Team Building Training In Uganda

We are headed out to the village in Bwezibwera in Southwestern Uganda for a day of Team Building. The Ministry of Health is launching a nation-wide program of Volunteer Health Workers (VHW). In the parishes where our child health training project works, many of our volunteers have been chosen as VHW. As our volunteers have been trained and working for five years and have formed cohesive groups that are proud, self-reliant and active, many are not sure they want to give up this identity and the connection with our NGO project. This is despite the fact that funding has drawn to a close so it looks like our project may be coming to an end. This has resulted in them thinking of themselves as better than and apart from the other government volunteers. We are concerned this may affect team work as VHWs and want them to start to work together as a group, hence the Team Building day.

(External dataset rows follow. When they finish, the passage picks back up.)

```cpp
extern "C" int lra_indel_refine_batch(lra_ctx* ctx, int n_aln, const int32_t* d_blocks_in, const uint64_t* d_block_off, uint64_t n_blocks_in,
                                      const char* d_qseq, const uint64_t* d_q_off, const int32_t* d_q_len, const char* d_tseq,
                                      const uint64_t* d_t_off, const int64_t* d_t_len, int refine_band, int match, int mismatch,
                                      int indel, int end_align, lra_refine_result* out) {
  if (!ctx || !out || n_aln < 0) return LRA_ERR_INVALID;
  if (refine_band < 2 || refine_band > 64) return lra_set_err(ctx, LRA_ERR_INVALID, "refine_band must be 2..64");
  if (indel >= 0) return lra_set_err(ctx, LRA_ERR_INVALID, "indel score must be negative");
  memset(out, 0, sizeof(*out));
  if (n_aln == 0) return LRA_OK;
  LRA_HIP_CHECK(ctx, hipSetDevice(ctx->device));
  hipStream_t st = ctx->stream;
  const size_t nA = (size_t)n_aln, nBk = (size_t)n_blocks_in + 2 * nA;
  const size_t perAln = ((nA * 4 + 255) & ~(size_t)255) * 3 + (((nA + 1) * 8 + 255) & ~(size_t)255) * 3;
  char* baseP = (char*)lra_ensure(ctx, 70, perAln + 4096);
  if (!baseP) return LRA_ERR_NOMEM;
  Arena ap{baseP, perAln + 4096, 0};
  IRArgs A;
  memset(&A, 0, sizeof A);
  A.n_aln = n_aln; A.blocks_in = d_blocks_in; A.block_off = d_block_off;
  A.qseq = d_qseq; A.q_off = d_q_off; A.q_len = d_q_len; A.tseq = d_tseq; A.t_off = d_t_off; A.t_len = d_t_len;
  A.k = refine_band; A.match = match; A.mismatch = mismatch; A.indel = indel; A.endAlign = end_align;
  A.a_nseg = ap.get<uint32_t>(nA); A.a_nitem = ap.get<uint32_t>(nA); A.a_status = ap.get<int32_t>(nA);
  uint64_t* seg_off = ap.get<uint64_t>(nA + 1); uint64_t* item_off = ap.get<uint64_t>(nA + 1); uint64_t* out_block_off = ap.get<uint64_t>(nA + 1);
  if (!out_block_off) return lra_set_err(ctx, LRA_ERR_NOMEM, "arena accounting");
  A.seg_off = seg_off; A.item_off = item_off;
  const int nbA = (n_aln + SEG_LANES - 1) / SEG_LANES;
  lra_time_begin(ctx, "ir_segment");
  hipLaunchKernelGGL(ir_segment<false>, dim3(nbA), dim3(64), 0, st, A);
  lra_time_end(ctx);
  scan(ctx, (long)n_aln, A.a_nseg, seg_off);
  scan(ctx, (long)n_aln, A.a_nitem, item_off);
  uint64_t n_seg = 0, n_item = 0;
  if (d2h(ctx, &n_seg, seg_off + n_aln, 8) || d2h(ctx, &n_item, item_off + n_aln, 8)) return LRA_ERR_HIP;
  const size_t capSeg = (size_t)n_seg + 1, capItem = (size_t)n_item + 1;
  size_t needA = 0;
  auto add = [&](size_t n, size_t sz) { needA += ((n * sz + 255) & ~(size_t)255); };
  add(3 * nBk, 4);
  for (int i = 0; i < 8; i++) add(capSeg, 4);
  add(3 * capSeg, 4); add(capSeg, 4); add(capSeg, 8); add(capSeg, 4);
  add(capSeg + 1, 8); add(capSeg + 1, 8); add(capSeg, 8); add(capSeg + 1, 8); add(capSeg, 4);
  add(capSeg, 4); add(capSeg, 4); add(capSeg, 8); add(capSeg + 1, 8); add(capSeg, 4); add(capSeg + 1, 8);
  add(capSeg, 4); add(FILL_BINS + 8, 4);
  add(capItem, 4); add(3 * capItem, 4); add(capItem, 4); add(capItem, 4); add(capItem + 1, 8);
  add(capSeg, 8); add(capSeg, 4); add(capSeg, 8); add(capSeg, 4); add(capSeg, 4); add(capSeg, 4); add(capSeg + 1, 8);
  add(capSeg, 4); add(capSeg, 4); add(capSeg, 4);
  add(capSeg, 4); add(capSeg + 1, 8);
  char* baseA = (char*)lra_scratch(ctx, 2, needA + 4096);
  if (!baseA) return LRA_ERR_NOMEM;
  Arena ar{baseA, needA + 4096, 0};
  A.ab = ar.get<int32_t>(3 * nBk);
  A.s_aln = ar.get<int32_t>(capSeg); A.s_kind = ar.get<int32_t>(capSeg); A.s_qStart = ar.get<int32_t>(capSeg); A.s_tStart = ar.get<int32_t>(capSeg);
  A.s_qEnd = ar.get<int32_t>(capSeg); A.s_tEnd = ar.get<int32_t>(capSeg); A.s_b0 = ar.get<int32_t>(capSeg); A.s_b1 = ar.get<int32_t>(capSeg);
  A.s_first = ar.get<int32_t>(3 * capSeg); A.s_lastLen = ar.get<int32_t>(capSeg); A.s_rows = ar.get<uint64_t>(capSeg); A.s_isAog = ar.get<uint32_t>(capSeg);
  uint64_t* s_row_off = ar.get<uint64_t>(capSeg + 1); uint64_t* s_aog_off = ar.get<uint64_t>(capSeg + 1);
  uint64_t* s_cells = ar.get<uint64_t>(capSeg); uint64_t* s_cell_off = ar.get<uint64_t>(capSeg + 1); int32_t* s_status = ar.get<int32_t>(capSeg);
  uint32_t* s_nblk = ar.get<uint32_t>(capSeg); int32_t* s_width = ar.get<int32_t>(capSeg); uint64_t* s_tmpcap = ar.get<uint64_t>(capSeg);
  uint64_t* s_tmp_off = ar.get<uint64_t>(capSeg + 1); uint32_t* s_aog_idx = ar.get<uint32_t>(capSeg); uint64_t* s_out_off = ar.get<uint64_t>(capSeg + 1);
  uint32_t* fill_lists = ar.get<uint32_t>(capSeg); int* fill_counts = ar.get<int>(FILL_BINS + 8);
  A.i_kind = ar.get<int32_t>(capItem); A.i_data = ar.get<int32_t>(3 * capItem);
  int32_t* i_aln = ar.get<int32_t>(capItem); uint32_t* i_count = ar.get<uint32_t>(capItem); uint64_t* i_out_off = ar.get<uint64_t>(capItem + 1);
  uint64_t* p_q_off = ar.get<uint64_t>(capSeg); int32_t* p_q_len = ar.get<int32_t>(capSeg); uint64_t* p_t_off = ar.get<uint64_t>(capSeg);
  int32_t* p_t_len = ar.get<int32_t>(capSeg); int32_t* p_k = ar.get<int32_t>(capSeg); uint32_t* p_cap = ar.get<uint32_t>(capSeg);
  uint64_t* p_block_off = ar.get<uint64_t>(capSeg + 1);
  int32_t* p_score = ar.get<int32_t>(capSeg); int32_t* p_nblocks = ar.get<int32_t>(capSeg); int32_t* p_status = ar.get<int32_t>(capSeg);
  uint32_t* s_nchunk = ar.get<uint32_t>(capSeg); uint64_t* chunk_off = ar.get<uint64_t>(capSeg + 1);
  if (!chunk_off) return lra_set_err(ctx, LRA_ERR_NOMEM, "arena accounting");
  lra_time_begin(ctx, "ir_segment");
  hipLaunchKernelGGL(ir_segment<true>, dim3(nbA), dim3(64), 0, st, A);
  lra_time_end(ctx);
  hipLaunchKernelGGL(ir_item_aln, dim3((n_aln + 255) / 256), dim3(256), 0, st, n_aln, item_off, i_aln);
  uint64_t n_rows = 0, n_aog = 0, n_cells = 0;
  const int32_t* tmp_blocks = nullptr;
  if (n_seg) {
    scan(ctx, (long)n_seg, A.s_rows, s_row_off);
    scan(ctx, (long)n_seg, A.s_isAog, s_aog_off);
    if (d2h(ctx, &n_rows, s_row_off + n_seg, 8) || d2h(ctx, &n_aog, s_aog_off + n_seg, 8)) return LRA_ERR_HIP;
    Row* rows = (Row*)lra_ensure(ctx, 0, (n_rows + 1) * sizeof(Row));
    if (!rows) return LRA_ERR_NOMEM;
    BandArgs B;
    B.n_seg = n_seg; B.s_aln = A.s_aln; B.s_kind = A.s_kind; B.s_qStart = A.s_qStart; B.s_qEnd = A.s_qEnd; B.s_tStart = A.s_tStart;
    B.s_b0 = A.s_b0; B.s_b1 = A.s_b1; B.s_first = A.s_first; B.s_lastLen = A.s_lastLen; B.s_rows = A.s_rows; B.s_row_off = s_row_off;
    B.ab = A.ab; B.block_off = d_block_off; B.tseq = d_tseq; B.t_off = d_t_off; B.k = refine_band; B.rows = rows;
    B.s_cells = s_cells; B.s_status = s_status; B.s_width = s_width; B.s_tmpcap = s_tmpcap;
    const unsigned gridL = (unsigned)((n_seg + 63) / 64);
    const unsigned gridS = (unsigned)((n_seg + 255) / 256);
    lra_time_begin(ctx, "ir_band");
    B.s_nchunk = s_nchunk; B.chunk_off = chunk_off; B.n_task = 0; B.task_seg = nullptr; B.chunkT = nullptr; B.chunkQ = nullptr;
    hipLaunchKernelGGL(ir_band_nchunk, dim3(gridS), dim3(256), 0, st, B);
    scan(ctx, (long)n_seg, s_nchunk, chunk_off);
    uint64_t n_task = 0;
    if (d2h(ctx, &n_task, chunk_off + n_seg, 8)) return LRA_ERR_HIP;
    uint32_t* task_seg = (uint32_t*)lra_ensure(ctx, 54, (n_task + 1) * 4);
    int32_t* chunk_tq = (int32_t*)lra_ensure(ctx, 55, (n_task + 1) * 8);
    if (!task_seg || !chunk_tq) return LRA_ERR_NOMEM;
    B.n_task = n_task; B.task_seg = task_seg; B.chunkT = chunk_tq; B.chunkQ = chunk_tq + n_task + 1;
    hipLaunchKernelGGL(ir_band_tasks, dim3(gridS), dim3(256), 0, st, B);
    hipLaunchKernelGGL(ir_band_prep, dim3((unsigned)n_seg), dim3(64), 0, st, B);
    if (n_task) {
      const unsigned gridT = (unsigned)((n_task + 63) / 64);
      if (refine_band <= 8) hipLaunchKernelGGL(ir_band_chunk<16>, dim3(gridT), dim3(64), 0, st, B);
      else if (refine_band <= 32) hipLaunchKernelGGL(ir_band_chunk<64>, dim3(gridT), dim3(64), 0, st, B);
      else hipLaunchKernelGGL(ir_band_chunk<128>, dim3(gridT), dim3(64), 0, st, B);
    }
    hipLaunchKernelGGL(ir_band_scan, dim3((unsigned)n_seg), dim3(64), 0, st, B);
    lra_time_end(ctx);
    scan(ctx, (long)n_seg, s_cells, s_cell_off);
    scan(ctx, (long)n_seg, s_tmpcap, s_tmp_off);
    uint64_t n_tmp = 0;
    if (d2h(ctx, &n_cells, s_cell_off + n_seg, 8) || d2h(ctx, &n_tmp, s_tmp_off + n_seg, 8)) return LRA_ERR_HIP;
    const size_t pathBytes = (n_cells + 256 + 255) & ~(size_t)255;
    unsigned char* path = (unsigned char*)lra_ensure(ctx, 12, pathBytes + (n_tmp + 1) * 12 + 256);
    if (!path) return LRA_ERR_NOMEM;
    int32_t* tmpb = (int32_t*)(path + pathBytes);
    tmp_blocks = tmpb;
    int h_bins[FILL_BINS], h_start[FILL_BINS], h_cursor[8] = {0, 0, 0, 0, 0, 0, 0, 0};
    LRA_HIP_CHECK(ctx, hipMemsetAsync(fill_counts, 0, FILL_BINS * 4, st));
    hipLaunchKernelGGL(ir_classify<false>, dim3((unsigned)((n_seg + 255) / 256)), dim3(256), 0, st, n_seg, A.s_kind, s_status, s_width, A.s_rows, fill_counts, fill_lists);
    if (d2h(ctx, h_bins, fill_counts, FILL_BINS * 4)) return LRA_ERR_HIP;
    { int run = 0; for (int b = 0; b < FILL_BINS; b++) { h_start[b] = run; run += h_bins[b]; if ((b & 31) == 0) h_cursor[b / 32] = h_start[b]; if ((b & 31) == 31) h_cursor[4 + b / 32] = run; } }
    LRA_HIP_CHECK(ctx, hipMemcpyAsync(fill_counts, h_start, FILL_BINS * 4, hipMemcpyHostToDevice, st));
    hipLaunchKernelGGL(ir_classify<true>, dim3((unsigned)((n_seg + 255) / 256)), dim3(256), 0, st, n_seg, A.s_kind, s_status, s_width, A.s_rows, fill_counts, fill_lists);
    int* fill_cursor = fill_counts + FILL_BINS;
    LRA_HIP_CHECK(ctx, hipMemcpyAsync(fill_cursor, h_cursor, 32, hipMemcpyHostToDevice, st));
    FillArgs F;
    F.n_seg = n_seg; F.s_aln = A.s_aln; F.s_rows = A.s_rows; F.s_row_off = s_row_off; F.s_cell_off = s_cell_off; F.rows = rows;
    F.qseq = d_qseq; F.q_off = d_q_off; F.q_len = d_q_len; F.match = match; F.mismatch = mismatch; F.g = indel; F.path = path;
    F.list = fill_lists; F.cursor = fill_cursor;
    const unsigned cap_grid = (unsigned)ctx->num_cu * 32;
    if (getenv("LRA_IR_DBG")) {
      const int hc[4] = {h_cursor[4] - h_cursor[0], h_cursor[5] - h_cursor[1], h_cursor[6] - h_cursor[2], h_cursor[7] - h_cursor[3]};
      fprintf(stderr, "[ir] n_seg %llu n_rows %llu n_cells %llu n_task %llu n_item %llu fill classes 16/32/64/wide: %d %d %d %d\n",
              (unsigned long long)n_seg, (unsigned long long)n_rows, (unsigned long long)n_cells, (unsigned long long)n_task,
              (unsigned long long)n_item, hc[0], hc[1], hc[2], hc[3]);
    }
    lra_time_begin(ctx, "ir_fill");
    const uint64_t n16 = (uint64_t)(h_cursor[4] - h_cursor[0]), n32 = (uint64_t)(h_cursor[5] - h_cursor[1]), n64 = (uint64_t)(h_cursor[6] - h_cursor[2]);
    const uint64_t nWide = (uint64_t)(h_cursor[7] - h_cursor[3]);
    if (n16) hipLaunchKernelGGL(ir_fill<16>, dim3((unsigned)std::min<uint64_t>((n16 + 3) / 4, cap_grid)), dim3(64), 0, lra_side_fork(ctx, 1), F);
    if (n64) hipLaunchKernelGGL(ir_fill<64>, dim3((unsigned)std::min<uint64_t>(n64, cap_grid)), dim3(64), 0, lra_side_fork(ctx, 2), F);
    if (nWide) hipLaunchKernelGGL(ir_fill_wide, dim3((unsigned)std::min<uint64_t>(nWide, cap_grid)), dim3(64), 0, lra_side_fork(ctx, 3), F);
    if (n32) hipLaunchKernelGGL(ir_fill_16x2, dim3((unsigned)std::min<uint64_t>((n32 + 3) / 4, cap_grid)), dim3(64), 0, st, F);
    if (n16) lra_side_join(ctx, 1);
    if (n64) lra_side_join(ctx, 2);
    if (nWide) lra_side_join(ctx, 3);
    lra_time_end(ctx);
    TraceArgs T;
    T.n_seg = n_seg; T.s_kind = A.s_kind; T.s_tStart = A.s_tStart; T.s_rows = A.s_rows; T.s_row_off = s_row_off;
    T.s_cells = s_cells; T.s_cell_off = s_cell_off; T.s_status = s_status; T.rows = rows; T.path = path;
    T.s_nblk = s_nblk; T.s_tmp_off = s_tmp_off; T.tmp_blocks = tmpb;
    lra_time_begin(ctx, "ir_trace");
    hipLaunchKernelGGL(ir_trace_wave, dim3((unsigned)n_seg), dim3(64), 0, st, T);
    lra_time_end(ctx);
    if (n_aog) {
      hipLaunchKernelGGL(ir_aog_setup, dim3((unsigned)((n_seg + 255) / 256)), dim3(256), 0, st, n_seg, A.s_kind, A.s_aln, s_aog_off, A.s_qStart,
                         A.s_tStart, A.s_qEnd, A.s_tEnd, d_q_off, d_t_off, refine_band, s_aog_idx, p_q_off, p_q_len, p_t_off, p_t_len, p_k, p_cap);
      scan(ctx, (long)n_aog, p_cap, p_block_off);
      uint64_t aog_cap = 0;
      if (d2h(ctx, &aog_cap, p_block_off + n_aog, 8)) return LRA_ERR_HIP;
      if (aog_cap * 12 + 64 > ctx->aux_bytes) {
        if (ctx->aux) (void)hipFree(ctx->aux);
        ctx->aux = nullptr; ctx->aux_bytes = 0;
        size_t want = aog_cap * 12 + aog_cap * 3 + 4096;
        if (hipMalloc(&ctx->aux, want) != hipSuccess) return lra_set_err(ctx, LRA_ERR_NOMEM, "aog block buffer");
        ctx->aux_bytes = want;
      }
      int rc = lra_aog_launch_device(ctx, (int)n_aog, d_qseq, d_tseq, p_q_off, p_q_len, p_t_off, p_t_len, p_k, match, mismatch, indel, p_score,
                                     p_nblocks, (int32_t*)ctx->aux, p_block_off, p_status);
      if (rc) return rc;
    }
  }
  hipLaunchKernelGGL(ir_item_counts, dim3((unsigned)((n_item + 255) / 256)), dim3(256), 0, st, n_item, A.i_kind, A.i_data, i_aln, seg_off, A.s_kind,
                     s_nblk, s_aog_idx, p_nblocks, i_count);
  scan(ctx, (long)n_item, i_count, i_out_off);
  uint64_t n_out = 0;
  if (d2h(ctx, &n_out, i_out_off + n_item, 8)) return LRA_ERR_HIP;
  if ((n_out + 1) * 12 > ctx->out_bytes) {
    if (ctx->out_buf) (void)hipFree(ctx->out_buf);
    ctx->out_buf = nullptr; ctx->out_bytes = 0;
    size_t want = (n_out + 1) * 12 + (n_out + 1) * 3 + 4096;
    if (hipMalloc(&ctx->out_buf, want) != hipSuccess) return lra_set_err(ctx, LRA_ERR_NOMEM, "refined block buffer");
    ctx->out_bytes = want;
  }
  int32_t* out_blocks = (int32_t*)ctx->out_buf;
  hipLaunchKernelGGL(ir_finalize_offsets, dim3((unsigned)((std::max<uint64_t>(n_item, nA + 1) + 255) / 256)), dim3(256), 0, st, n_aln, n_item, item_off,
                     i_out_off, A.i_kind, A.i_data, i_aln, seg_off, s_out_off, out_block_off);
  GatherArgs G;
  G.n_item = n_item; G.i_kind = A.i_kind; G.i_data = A.i_data; G.i_aln = i_aln; G.i_out_off = i_out_off; G.seg_off = seg_off;
  G.s_kind = A.s_kind; G.s_qStart = A.s_qStart; G.s_tStart = A.s_tStart; G.s_aog_idx = s_aog_idx;
  G.aog_blocks = (const int32_t*)ctx->aux; G.aog_block_off = p_block_off; G.aog_nblocks = p_nblocks;
  G.tmp_blocks = tmp_blocks; G.s_tmp_off = s_tmp_off; G.s_nblk = s_nblk; G.out_blocks = out_blocks;
  lra_time_begin(ctx, "ir_gather");
  if (n_item) hipLaunchKernelGGL(ir_gather, dim3((unsigned)std::min<uint64_t>(n_item, 65535 * 4)), dim3(64), 0, st, G);
  lra_time_end(ctx);
  hipLaunchKernelGGL(ir_aln_status, dim3((n_aln + 255) / 256), dim3(256), 0, st, n_aln, seg_off, A.s_kind, s_status, s_aog_idx, p_status, A.a_status);
  LRA_HIP_CHECK(ctx, hipGetLastError());
  LRA_HIP_CHECK(ctx, hipStreamSynchronize(st));
  out->n_aln = n_aln; out->n_blocks = n_out; out->n_segments = n_seg; out->n_cells = n_cells; out->n_rows = n_rows; out->n_aog = n_aog;
  out->d_block_off = out_block_off; out->d_blocks = out_blocks; out->d_status = A.a_status;
  return LRA_OK;
}
```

We are out early in the crepuscular light of early dawn. The red murram village roads take us past milk cans being collected and tied on the backs of bicycles for delivery or waiting by the road for transport to larger centers. Local sales appear to be part of it too. Milk is plentiful here in Ankole. African Tea is almost half milk, my favourite breakfast drink.


We are weaving our way over and around the hills. At one small widening of the road, the driver finds out the trainers we were meant to collect are elsewhere and we trace our way back to the health center. While we are stopped, I am able to photograph people winnowing peanut shells after the peanuts are passed whole thru a grinder. The whole operation is set out on a grass mat by the side of the road, stunning in its simplicity. I have seen such tableaus before but never knew what was being ground. My African colleagues identify it right off, so distinctive the equipment. It makes me aware of how much else I look at but don’t really see.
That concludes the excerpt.